Etwas ganz anderes ist die Befundung eines Abgangs wie jenes, zu dem sich der arme Rigoletto, Simon Keenlyside,  gezwungen sah. Ein Kenner im Foyer gab die Parole aus: Der Dirigent habe den Hauptdarsteller in seiner großen Arie unmittelbar zuvor mit einer Lautstärke-Orgie so traktiert, dass es so kommen musste. Diese Erkenntnis wurde flink weitergetragen und verbreitet.
Das wache Zuhören kommt ja offenbar ab in der Oper. Eine Pause zuvor sprach mich ein Sänger-Agent noch auf die behutsame Gangart des Maestros an und meinte, es klänge geradezu „mozartisch“, was er für Verdi unpassend fand.

Und dann das!

Anhand des gewiss bereits allgemein herumgereichten Radio-Livemitschnitts der Premiere ließe sich nun zumindest die Lautstärken-Sängerkiller-These entkräften, was freilich gar nicht nötig wäre, wenn die klugen Analytiker des Notenlesens mächtig wären.
Die fragliche „Cortigiani“-Arie wird nämlich in ihrem stürmischen Anfangsteil ausschließlich von den Streichern begleitet; selbst wenn der Kapellmeister das vorgeschriebene Mezzoforte in ein Fortissimo verwandelt hätte (was gar nicht der Fall war), ließe sich damit kein Bariton-Mord begehen. Auf die genau vier wirklich lauten Takte dieser Nummer, in denen auch die Bläser loslegen, folgt dann ein elegischer, durchwegs im Piano gehaltener Teil, in dem sich ein zartes Englischhorn- und ein Cellosolo zum Gesang gesellen. Zu den herausragenden Eigenschaften des Premieren-Dirigenten Myung–Whun Chung gehört übrigens sein Insistieren darauf, dass die Musiker den Sängern zuhören und, wie Verdi das übrigens auch in den „Cortigiani“ in die Partitur schreibt, „col canto“ musizieren.

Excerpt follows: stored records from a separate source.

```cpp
int mmdti_pair_attn_fwd(mmdti_stream_t stream, const void* qkv_bf16, const void* bias_in, void* s_out,
                        void* o_bf16, const unsigned char* key_pad, int B, int N, int H, int ld, float scale,
                        float drop_p, unsigned long long seed, unsigned int site, int layout,
                        const int* key_tiles ,
                        int rag_store,
                        const int* row_off ,
                        int qkv_f16 );
int mmdti_pair_attn_bwd(mmdti_stream_t stream, const void* qkv_bf16, const void* s, const void* do_bf16, void* g,
                        void* dqkv_bf16, int B, int N, int H, int ld, float scale, int g_in_zero, float drop_p,
                        unsigned long long seed, unsigned int site, int layout, const int* key_tiles,
                        const int* row_off ,
                        int qkv_f16 );

int mmdti_softmax_fwd(mmdti_stream_t stream, const float* s, const float* key_add, void* p_bf16, void* pd_bf16,
                      int B, int heads, int Lq, int Lk, int ld, float drop_p, unsigned long long seed,
                      unsigned int site);
int mmdti_softmax_bwd(mmdti_stream_t stream, const void* p_bf16, const float* dp, void* ds_bf16, int B, int heads,
                      int Lq, int Lk, int ld, float scale, float drop_p, unsigned long long seed,
                      unsigned int site);

int mmdti_attn_fwd(mmdti_stream_t stream, const void* q_bf16, const void* k_bf16, const void* v_bf16,
                   const float* key_add, void* ctx_bf16, float* stats, int B, int heads, int Lq, int Lk, int head_dim,
                   int ldq, int ldk, int ldo, float scale, float drop_p, unsigned long long seed, unsigned int site,
                   const int* q_off, const int* k_off, const int* k_cnt, int q_rows ,
                   int ctx_f16 );
int mmdti_attn_bwd(mmdti_stream_t stream, const void* q_bf16, const void* k_bf16, const void* v_bf16,
                   const float* key_add, const void* dctx_bf16, const float* stats, float* drow, void* dq_bf16,
                   void* dk_bf16, void* dv_bf16, int B, int heads, int Lq, int Lk, int head_dim, int ldq, int ldk, int ldo,
                   int lddq, int lddk, float scale, float drop_p, unsigned long long seed, unsigned int site,
                   const int* q_off, const int* k_off, const int* k_cnt, int q_rows );
int mmdti_attn_long_fwd(mmdti_stream_t stream, const void* q_bf16, const void* k_bf16, const void* v_bf16,
                        const float* key_add, void* ctx_bf16, float* stats, int B, int heads, int Lq, int Lk, int head_dim,
                        int ldq, int ldk, int ldo, float scale, float drop_p, unsigned long long seed, unsigned int site,
                        const int* q_off, const int* k_off, const int* k_cnt, int q_rows, int ctx_f16);
int mmdti_attn_long_bwd(mmdti_stream_t stream, const void* q_bf16, const void* k_bf16, const void* v_bf16,
                        const float* key_add, const void* dctx_bf16, const float* stats, float* drow, void* dq_bf16,
                        void* dk_bf16, void* dv_bf16, int B, int heads, int Lq, int Lk, int head_dim, int ldq, int ldk, int ldo,
                        int lddq, int lddk, float scale, float drop_p, unsigned long long seed, unsigned int site,
                        const int* q_off, const int* k_off, const int* k_cnt, int q_rows);

int mmdti_gelu_fwd_bf16(mmdti_stream_t stream, const void* u_bf16, void* y_bf16, long long n);

int mmdti_seq_mean_fwd(mmdti_stream_t stream, const void* x_bf16, int B, int S, int D, int ld, float* out);
int mmdti_seq_mean_bwd(mmdti_stream_t stream, const float* dout, int B, int S, int D, int ld, void* dx_bf16, const void* aux_bf16,
                       int ld_aux, int aux_mode);
int mmdti_seq_mean_packed_fwd(mmdti_stream_t stream, const void* x_bf16, int B, int S, int D, int ld, const int* row_off,
                              const int* n_real, float* out);
int mmdti_seq_mean_packed_bwd(mmdti_stream_t stream, const float* dout, int rows, int S, int D, int ld, const int* row_off,
                              const int* n_real, const int* row_seq, void* dx_bf16, const void* aux_bf16, int ld_aux, int aux_mode);
int mmdti_l2norm_fwd(mmdti_stream_t stream, const float* x, int B, int D, int ldx, float* xhat, float* inv_norm);
int mmdti_l2norm_bwd(mmdti_stream_t stream, const float* dxhat, const float* xhat, const float* inv_norm, int B,
                     int D, int ldx, float* dx);
int mmdti_infonce_dir(mmdti_stream_t stream, const float* qh_all, const float* kh_all, int Bg, int D, int row0,
                      int Bl, float temperature, float* loss_sum, float* dq_all, float* dk_all, float* scratch);

int mmdti_ct_loss_fwd(mmdti_stream_t stream, int mode, const float* fhat, int B, int D, const float* labels_f,
                      const long long* labels_i, int C, const float* pred, const float* weights, float w, float t,
                      float e, float coef, float* loss, float* G,
                      float* row_ws );
int mmdti_ct_loss_bwd(mmdti_stream_t stream, const float* fhat, const float* G, int B, int D, float t, float* dfhat);

int mmdti_fds_bins(mmdti_stream_t stream, const float* labels, int n, float min_value, float bin_width,
                   int bucket_start, int bucket_num, int* bins, int* flags);
int mmdti_fds_smooth(mmdti_stream_t stream, const float* x, const int* bins, const int* flags, int n, int D,
                     int bucket_start, int bucket_num, const float* m1, const float* v1, const float* m2,
                     const float* v2, float* y, float* scale_out);
int mmdti_fds_update_stats(mmdti_stream_t stream, const float* feats, const int* bins, const int* flags, int n,
                           int D, int bucket_start, int bucket_num, float factor, float* running_mean,
                           float* running_var, float* num_samples_tracked);
int mmdti_fds_smooth_stats(mmdti_stream_t stream, const float* stat, int nb, int D, const float* window, int ks,
                           float* out);

int mmdti_masked_pool_fwd(mmdti_stream_t stream, const float* a, const float* t, const unsigned char* mask_a,
                          const unsigned char* mask_t, int B, int Na, int Nt, int D, float* pooled);
int mmdti_masked_pool_bwd(mmdti_stream_t stream, const float* dpooled, const unsigned char* mask_a,
                          const unsigned char* mask_t, int B, int Na, int Nt, int D, float* da, float* dt);

int mmdti_masked_pool_packed_fwd(mmdti_stream_t stream, const float* a, const float* t, const int* a_off, const int* a_cnt,
                                 const int* t_off, const int* t_cnt, int B, int D, float* pooled);
int mmdti_masked_pool_packed_bwd(mmdti_stream_t stream, const float* dpooled, const int* a_off, const int* a_cnt, const int* a_seq,
                                 int rows_a, const int* t_off, const int* t_cnt, const int* t_seq, int rows_t, int D, float* da,
                                 float* dt);
// ... 40 lines not shown
```

### mm-dti_amd/csrc/common.h

```cpp
#pragma once
#include <hip/hip_runtime.h>
#include <stdint.h>
#include <math.h>

#include "../../include/mmdti_hip.h"

namespace mmdti {

typedef uint16_t bf16_t;

void set_error(const char* fmt, ...);
#define MMDTI_REQUIRE(cond, ...)                 \
  do {                                           \
    if (!(cond)) {                               \
      ::mmdti::set_error(__VA_ARGS__);           \
      return MMDTI_ERR_INVALID;                  \
    }                                            \
  } while (0)
#define MMDTI_LAUNCH_CHECK()                                              \
  do {                                                                    \
    hipError_t e__ = hipGetLastError();                                   \
    if (e__ != hipSuccess) {                                              \
      ::mmdti::set_error("%s:%d launch failed: %s", __FILE__, __LINE__,   \
                         hipGetErrorString(e__));                         \
// ... 16 lines not shown
  return __builtin_bit_cast(uint32_t, v);
}
__device__ __forceinline__ uint16_t f2h_sat(float f) { return (uint16_t)(f2h_sat2(f, f) & 0xffffu); }
__device__ __forceinline__ uint4 h2bf8(const uint4& u) {
  typedef _Float16 f16x8_t __attribute__((ext_vector_type(8)));
  typedef __bf16 bf16x8_t __attribute__((ext_vector_type(8)));
  const f16x8_t h = __builtin_bit_cast(f16x8_t, u);
  bf16x8_t o;
#pragma unroll
  for (int e = 0; e < 8; ++e) o[e] = (__bf16)(float)h[e];
  return __builtin_bit_cast(uint4, o);
}

template <int CTRL, int ROW_MASK = 0xf, int BANK_MASK = 0xf, bool BOUND_ZERO = true>
__device__ __forceinline__ float dpp_f32(float old, float src) {
  return __int_as_float(__builtin_amdgcn_update_dpp(__float_as_int(old), __float_as_int(src), CTRL, ROW_MASK, BANK_MASK, BOUND_ZERO));
}
constexpr int DPP_ROW_SHL = 0x100, DPP_ROW_SHR = 0x110, DPP_ROW_ROR = 0x120, DPP_ROW_BCAST15 = 0x142, DPP_ROW_BCAST31 = 0x143;
constexpr int DPP_QUAD_XOR1 = 0xB1, DPP_QUAD_XOR2 = 0x4E;

__device__ __forceinline__ float wave_sum(float v) {
  v += dpp_f32<DPP_ROW_SHR + 1>(0.f, v);
  v += dpp_f32<DPP_ROW_SHR + 2>(0.f, v);
  v += dpp_f32<DPP_ROW_SHR + 4>(0.f, v);
  v += dpp_f32<DPP_ROW_SHR + 8>(0.f, v);
  v += dpp_f32<DPP_ROW_BCAST15, 0xa>(0.f, v);
  v += dpp_f32<DPP_ROW_BCAST31, 0xc>(0.f, v);
  return __int_as_float(__builtin_amdgcn_readlane(__float_as_int(v), 63));
}
__device__ __forceinline__ float wave_max(float v) {
  const float NI = -INFINITY;
  v = fmaxf(v, dpp_f32<DPP_ROW_SHR + 1, 0xf, 0xf, false>(NI, v));
  v = fmaxf(v, dpp_f32<DPP_ROW_SHR + 2, 0xf, 0xf, false>(NI, v));
  v = fmaxf(v, dpp_f32<DPP_ROW_SHR + 4, 0xf, 0xf, false>(NI, v));
  v = fmaxf(v, dpp_f32<DPP_ROW_SHR + 8, 0xf, 0xf, false>(NI, v));
  v = fmaxf(v, dpp_f32<DPP_ROW_BCAST15, 0xa, 0xf, false>(NI, v));
  v = fmaxf(v, dpp_f32<DPP_ROW_BCAST31, 0xc, 0xf, false>(NI, v));
  return __int_as_float(__builtin_amdgcn_readlane(__float_as_int(v), 63));
}
__device__ __forceinline__ float wave_sum8_scatter(const float (&v)[8], int lane) {
  const bool b0 = lane & 1, b1 = lane & 2, b2 = lane & 4;
  float a[4];
#pragma unroll
  for (int i = 0; i < 4; ++i) {
    const float keep = b0 ? v[2 * i + 1] : v[2 * i];
    const float send = b0 ? v[2 * i] : v[2 * i + 1];
    a[i] = keep + dpp_f32<DPP_QUAD_XOR1>(0.f, send);
  }
  float b[2];
#pragma unroll
  for (int i = 0; i < 2; ++i) {
    const float keep = b1 ? a[2 * i + 1] : a[2 * i];
    const float send = b1 ? a[2 * i] : a[2 * i + 1];
    b[i] = keep + dpp_f32<DPP_QUAD_XOR2>(0.f, send);
  }
  const float keep = b2 ? b[1] : b[0];
  const float send = b2 ? b[0] : b[1];
  const float up = dpp_f32<DPP_ROW_SHL + 4>(0.f, send);
  const float dn = dpp_f32<DPP_ROW_SHR + 4>(0.f, send);
  float c = keep + (b2 ? dn : up);
  c += dpp_f32<DPP_ROW_ROR + 8>(0.f, c);
  c += __shfl_xor(c, 16, 64);
  c += __shfl_xor(c, 32, 64);
  return c;
}

struct Rand4 {
  uint32_t x, y, z, w;
};
static __device__ unsigned long long g_seed_salt = 0ull;
__device__ __forceinline__ uint64_t salted(uint64_t seed) { return seed ^ g_seed_salt; }
#define MMDTI_DEFINE_SALT_PULL(TU)                                                                                   \
  namespace mmdti {                                                                                                  \
  __global__ void seed_salt_pull_kernel_##TU(const unsigned long long* __restrict__ src) { g_seed_salt = *src; }     \
  void salt_pull_##TU(hipStream_t s, const unsigned long long* src) {                                                \
    hipLaunchKernelGGL(seed_salt_pull_kernel_##TU, dim3(1), dim3(1), 0, s, src);                                     \
  }                                                                                                                  \
  }
void salt_pull_gemm(hipStream_t s, const unsigned long long* src);
void salt_pull_layernorm(hipStream_t s, const unsigned long long* src);
void salt_pull_pair_attn(hipStream_t s, const unsigned long long* src);
void salt_pull_pair_attn_bwd(hipStream_t s, const unsigned long long* src);
void salt_pull_pair_attn_bwd_g16(hipStream_t s, const unsigned long long* src);
void salt_pull_attn(hipStream_t s, const unsigned long long* src);
void salt_pull_elementwise(hipStream_t s, const unsigned long long* src);
__device__ __forceinline__ uint32_t mix32(uint32_t x) {
  x ^= x >> 16; x *= 0x7feb352du; x ^= x >> 15; x *= 0x846ca68bu; x ^= x >> 16;
  return x;
}
__device__ __forceinline__ Rand4 philox4(uint64_t seed, uint32_t site, uint64_t ctr) {
  seed = salted(seed);
  const uint32_t k = mix32((uint32_t)seed ^ (site * 0x9E3779B9u)) ^ (uint32_t)(seed >> 32);
  const uint32_t a = mix32(((uint32_t)ctr ^ k) + (uint32_t)(ctr >> 32) * 0x85EBCA6Bu);
  const uint32_t b = mix32(a ^ 0xB5297A4Du);
  return Rand4{a << 16, a & 0xffff0000u, b << 16, b & 0xffff0000u};
}
__device__ __forceinline__ bool dropout_keep(uint64_t seed, uint32_t site, uint64_t idx, uint32_t thresh) {
  Rand4 r = philox4(seed, site, idx >> 2);
  uint32_t w = (idx & 3) == 0 ? r.x : (idx & 3) == 1 ? r.y : (idx & 3) == 2 ? r.z : r.w;
  return w >= thresh;
}
struct Rng24 {
  uint32_t k1, k2;
};
__device__ __forceinline__ Rng24 rng24_key(uint64_t seed, uint32_t site, uint32_t plane) {
  seed = salted(seed);
  const uint32_t a = mix32((mix32((uint32_t)seed ^ (site * 0x9E3779B9u)) ^ (uint32_t)(seed >> 32)) + plane * 0x85EBCA6Bu);
  return Rng24{a, mix32(a ^ 0xB5297A4Du)};
}
__device__ __forceinline__ uint32_t rng24_word(const Rng24& k, uint32_t ctr) {
  uint32_t h = __umul24(ctr ^ k.k1, 0x9E3779u);
  h = h ^ (h >> 12) ^ k.k2;
  h = __umul24(h, 0x85EBCBu);
  return h ^ (h >> 12);
}
__device__ __forceinline__ uint32_t rng24_row_t8(const Rng24& k, uint32_t row, uint32_t thresh8) {
  return (thresh8 >> 16) + ((rng24_word(k, row | 0x800000u) & 0xffffu) < (thresh8 & 0xffffu) ? 1u : 0u);
}
__device__ __forceinline__ bool rng24_kept(uint32_t word, int r, uint32_t t8) { return ((word >> (8 * r)) & 0xffu) >= t8; }
static inline uint32_t dropout_thresh8(float p) {
  if (!(p > 0.f)) return 0u;
  const double x = (double)p * 256.0;
  uint32_t t8 = (uint32_t)x, fr = (uint32_t)((x - (double)t8) * 65536.0 + 0.5);
  if (fr >= 65536u) { t8 += 1; fr = 0; }
  return (t8 << 16) | fr;
}
static inline uint32_t dropout_thresh(float p) {
  if (p <= 0.f) return 0u;
  double t = (double)p * 4294967296.0;
  if (t >= 4294967295.0) return 0xFFFFFFFFu;
  return (uint32_t)t;
}
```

Und selbst wenn die philharmonischen Solisten sich daran nicht gehalten hätten: Zu laut können sie nicht gewesen sein. Das geht gar nicht.
Das lässt sich eindeutig feststellen. Im Übrigen lässt sich ja in der Kunst-Diskussion allerhand behaupten, was dann willig geglaubt werden darf. Die Bewertung artistischer Produktionen ist und bleibt – und das hat ja auch sein Gutes – tatsächlich das, was man Geschmacksache nennt.
Nur sollten "Kenner" bei ihren Pausen-Analysen davon ausgehen, dass es hie und da Menschen gibt, die das Stück kennen und/oder des Notenlesens mächtig sind . . .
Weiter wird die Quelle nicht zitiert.